Vanderlei Dutra: Navegando na Comunicação

Editor-chefe e sócio de O Timoneiro, profissional mantém orgulho da origem como jornaleiro

A Comunicação faz parte da vida de Vanderlei Silveira Dutra da Silva Filho, ou  Vanderlei Dutra Filho, como ele usa. Até teve um período em que ele tentou fugir, mas, mesmo cursando uma faculdade relacionada à saúde, encontrou um caminho de incluir a área na pesquisa. É assim desde que começou os primeiros trabalhos em O Timoneiro, de Canoas. A atuação no grupo, aliás, se confunde com a vida pessoal. Apesar de ter trabalhado em outros lugares, foi no jornal canoense que conheceu o ofício e onde, hoje, procura qualificar a missão social.

Filho de Maribel, Vanderlei herdou o nome do pai. Nascido em 4 de maio de 1982, em Porto Alegre, quando tinha nove anos, eles se separaram.

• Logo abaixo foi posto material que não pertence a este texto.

__global__ void __launch_bounds__(256)
k_seed_source(size_t n, int nr, const double *__restrict__ seedJ, double seed_sum_drdz,
              const double *__restrict__ ip, const double *__restrict__ mr,
              double *__restrict__ jphi, double *__restrict__ source,
              const int *__restrict__ seed_active) {
  const int b = blockIdx.y;
  if (!seed_active[b]) return;
  const double sc = seed_sum_drdz > 0.0 ? __ddiv_rn(ip[b], seed_sum_drdz) : 1.0;
  for (size_t i = (size_t)blockIdx.x * blockDim.x + threadIdx.x; i < n; i += (size_t)gridDim.x * blockDim.x) {
    const double j = dmul(seedJ[i], sc);
    jphi[(size_t)b * n + i] = j;
    source[(size_t)b * n + i] = dmul(mr[i % nr], j);
  }
}

__global__ void __launch_bounds__(256)
k_finalize(Bufs bufs, PicardState s, size_t n, double *__restrict__ summary, int batch,
           const int *__restrict__ mask) {
  const int b = blockIdx.y;
  if (mask && !mask[b]) return;
  const int c = s.cur[b];
  if (c != 0) {
    const double *f = bufs.p[c] + (size_t)b * n;
    double *d = bufs.p[0] + (size_t)b * n;
    for (size_t i = (size_t)blockIdx.x * blockDim.x + threadIdx.x; i < n; i += (size_t)gridDim.x * blockDim.x)
      d[i] = f[i];
  }
  if (blockIdx.x == 0 && threadIdx.x == 0 && summary) {
    double *o = summary + (size_t)b * 16;
    const double *t = s.topo + (size_t)b * 8;
    o[0] = (double)s.iter[b];
    o[1] = s.status[b] == 1 ? 1.0 : 0.0;
    o[2] = s.diff_best[b];
    o[3] = s.gs_last[b];
    o[4] = s.gs_best[b];
    o[5] = (double)s.status[b];
    o[6] = s.axbnd[2 * b];
    o[7] = s.axbnd[2 * b + 1];
    o[8] = t[0];
    o[9] = t[1];
    o[10] = t[3];
    o[11] = t[4];
    o[12] = s.diff_last[b];
    o[13] = t[6];
    o[14] = s.scale[b];
    o[15] = 0.0;
  }
}

__global__ void __launch_bounds__(256)
k_bfield(const double *__restrict__ psi, int nz, int nr, GradGeom gg, const double *__restrict__ rrow,
         double *__restrict__ br, double *__restrict__ bz) {
  const int b = blockIdx.z;
  const int ir = blockIdx.x * blockDim.x + threadIdx.x;
  const int iz = blockIdx.y * blockDim.y + threadIdx.y;
  if (ir >= nr || iz >= nz) return;
  const size_t n = (size_t)nz * nr;
  double gz, gr;
  grad_point(psi + b * n, nz, nr, iz, ir, gg, gz, gr);
  const double rs = fmax(rrow[ir], 1e-6);
  const double inv = __ddiv_rn(1.0, rs);
  br[b * n + (size_t)iz * nr + ir] = dmul(-inv, gz);
  bz[b * n + (size_t)iz * nr + ir] = dmul(inv, gr);
}


struct PicardResArgs {
  double *psi;
  const double *bc;
  const double *ip;
  const double *prof_dev;
  double *jphi;
  double *summary;
  double *hist, *gs_hist;
  double *ws_psi;
  double *ws_src;
  const double *seedJ, *cf, *mr, *rrow;
  const int *rowmask;
  double seed_sum_drdz;
  int batch, max_iter, seed, saddle, need_gs, external;
  double tol, gs_tol, alpha, oma, omega;
  double dr, dz, dr2, dz2, four_drdz;
  GradGeom gg;
  ProfileDev prof;
  int scratch_off;
  int tplane_off;
  const int *order;
  const int *n_order;
};

__device__ __forceinline__ double pl(int xo, int nz, int hw, int iz, int ir) {
  return res_pool[xo + split_index(nz, hw, iz, ir)];
}

__device__ __forceinline__ void grad_planes(int xo, int nz, int nr, int hw, int iz, int ir, const GradGeom &gg,
                                            double &gz, double &gr) {
  const double c = pl(xo, nz, hw, iz, ir);
  if (iz == 0)
    gz = ddiv_y(dsub(pl(xo, nz, hw, 1, ir), c), gg.dz, gg.inv_dz);
  else if (iz == nz - 1)
    gz = ddiv_y(dsub(c, pl(xo, nz, hw, iz - 1, ir)), gg.dz, gg.inv_dz);
  else
    gz = ddiv_y(dsub(pl(xo, nz, hw, iz + 1, ir), pl(xo, nz, hw, iz - 1, ir)), gg.two_dz, gg.inv_two_dz);
  if (ir == 0)
    gr = ddiv_y(dsub(pl(xo, nz, hw, iz, 1), c), gg.dr, gg.inv_dr);
  else if (ir == nr - 1)
    gr = ddiv_y(dsub(c, pl(xo, nz, hw, iz, ir - 1)), gg.dr, gg.inv_dr);
  else
    gr = ddiv_y(dsub(pl(xo, nz, hw, iz, ir + 1), pl(xo, nz, hw, iz, ir - 1)), gg.two_dr, gg.inv_two_dr);
}

__device__ __forceinline__ double grad_mag(const GradGeom &gg, double c, double up, double down, double left,
                                           double right, bool z_lo, bool z_hi, bool r_lo, bool r_hi) {
  double gz, gr;
  if (z_lo)
    gz = ddiv_yf(dsub(up, c), gg.dz, gg.inv_dz);
  else if (z_hi)
    gz = ddiv_yf(dsub(c, down), gg.dz, gg.inv_dz);
  else
    gz = ddiv_yf(dsub(up, down), gg.two_dz, gg.inv_two_dz);
  if (r_lo)
    gr = ddiv_yf(dsub(right, c), gg.dr, gg.inv_dr);
  else if (r_hi)
    gr = ddiv_yf(dsub(c, left), gg.dr, gg.inv_dr);
  else
    gr = ddiv_yf(dsub(right, left), gg.two_dr, gg.inv_two_dr);
  return hypot_glibc(gr, gz);
}

struct JrawK {
  double psi_ax, denom, inv_denom;
  bool hmode, same_prof;
  MtanhK mkp, mkf;
};
__device__ __forceinline__ double jraw_point(const JrawK &K, double v, double r, double cfv) {
  const double pn = ddiv_yf(dsub(v, K.psi_ax), K.denom, K.inv_denom);
  double pr = 0.0, ff = 0.0;
  if (pn >= 0.0 && pn < 1.0) {
    if (K.hmode) {
      pr = mtanh_res(pn, K.mkp);
      ff = K.same_prof ? pr : mtanh_res(pn, K.mkf);
    } else {
      pr = ff = dsub(1.0, pn);
    }
  }
  return dadd(dmul(0.5, dmul(r, pr)), dmul(0.5, dmul(cfv, ff)));
}

__device__ __forceinline__ double bcast_d(double v, int slot_off) {
  __syncthreads();
  if (threadIdx.x == 0) res_pool[slot_off] = v;
  __syncthreads();
  return res_pool[slot_off];
}

__global__ void __launch_bounds__(kResThreads, 1)
k_picard_resident(const __grid_constant__ RPlan plan, const __grid_constant__ PicardResArgs a) {
  const int lev_off = res_stage(plan);
  int nz, nr, hw, xo, f_lk, f_nch, f_rpc, f_nk;
  ResK rk;
  {
    const RLevel &F = res_level(lev_off, 0);
    nz = F.nz, nr = F.nr, hw = F.hw, xo = F.x_off, f_lk = F.lk, f_nch = F.nch, f_rpc = F.rpc, f_nk = F.nk;
    rk = res_load_resk(F.g);
  }
  const double *tab_ae = plan.lev[0].g.a_e;
  const double *tab_rs = plan.lev[0].g.r_safe, *tab_irs = plan.lev[0].g.inv_r_safe;
  const double a_ns0 = plan.lev[0].g.a_ns, a_c0 = plan.lev[0].g.a_c, inv_a_c0 = plan.lev[0].g.inv_a_c;
  const int n = nz * nr, ps = nz * hw, planes = 2 * ps, nslot = ps;
  const int tid = threadIdx.x, T = blockDim.x;
  const int lane = tid & 31, warp = tid >> 5, nw = T >> 5;
  const int step_z = T / hw, step_k = T - step_z * hw;
  const int iz_first = tid / hw, k_first = tid - iz_first * hw;
  double *sh = res_pool + a.scratch_off;
  int *shi = reinterpret_cast<int *>(sh + 32);
  const int bslot = a.scratch_off + 48;
  double *wpsi = a.ws_psi + (size_t)blockIdx.x * 3 * planes;
  double *wsrc = a.ws_src + (size_t)blockIdx.x * planes;
  const double n_all = (double)n, n_int = (double)(nz - 2) * (double)(nr - 2);
  const bool odd_nr = (nr & 1) != 0;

Em busca de trabalho para sustentar os filhos, a mãe fez concurso para o governo do Estado e virou merendeira em escola. "Minha mãe era aquela leoa, que fazia tudo pelos filhos", lembra, orgulhoso. Vanderlei tem um irmão, José Augusto, que mora em São Paulo, e irmãs gêmeas, Simone e Sinara, que também trabalham em O Timoneiro.

Um pouco antes do divórcio dos pais, quando tinha oito anos, a família se mudou para Tramandaí, onde moraram por cerca de quatro anos e meio. Foi na cidade litorânea que o adolescente conheceu o que até hoje é seu hobby preferido: o surf. Atualmente morando em Porto Alegre, não pratica tanto, pois o tempo livre é compartilhado com a esposa Giana e as filhas Giovanna, de nove anos, e Rafaela, de sete.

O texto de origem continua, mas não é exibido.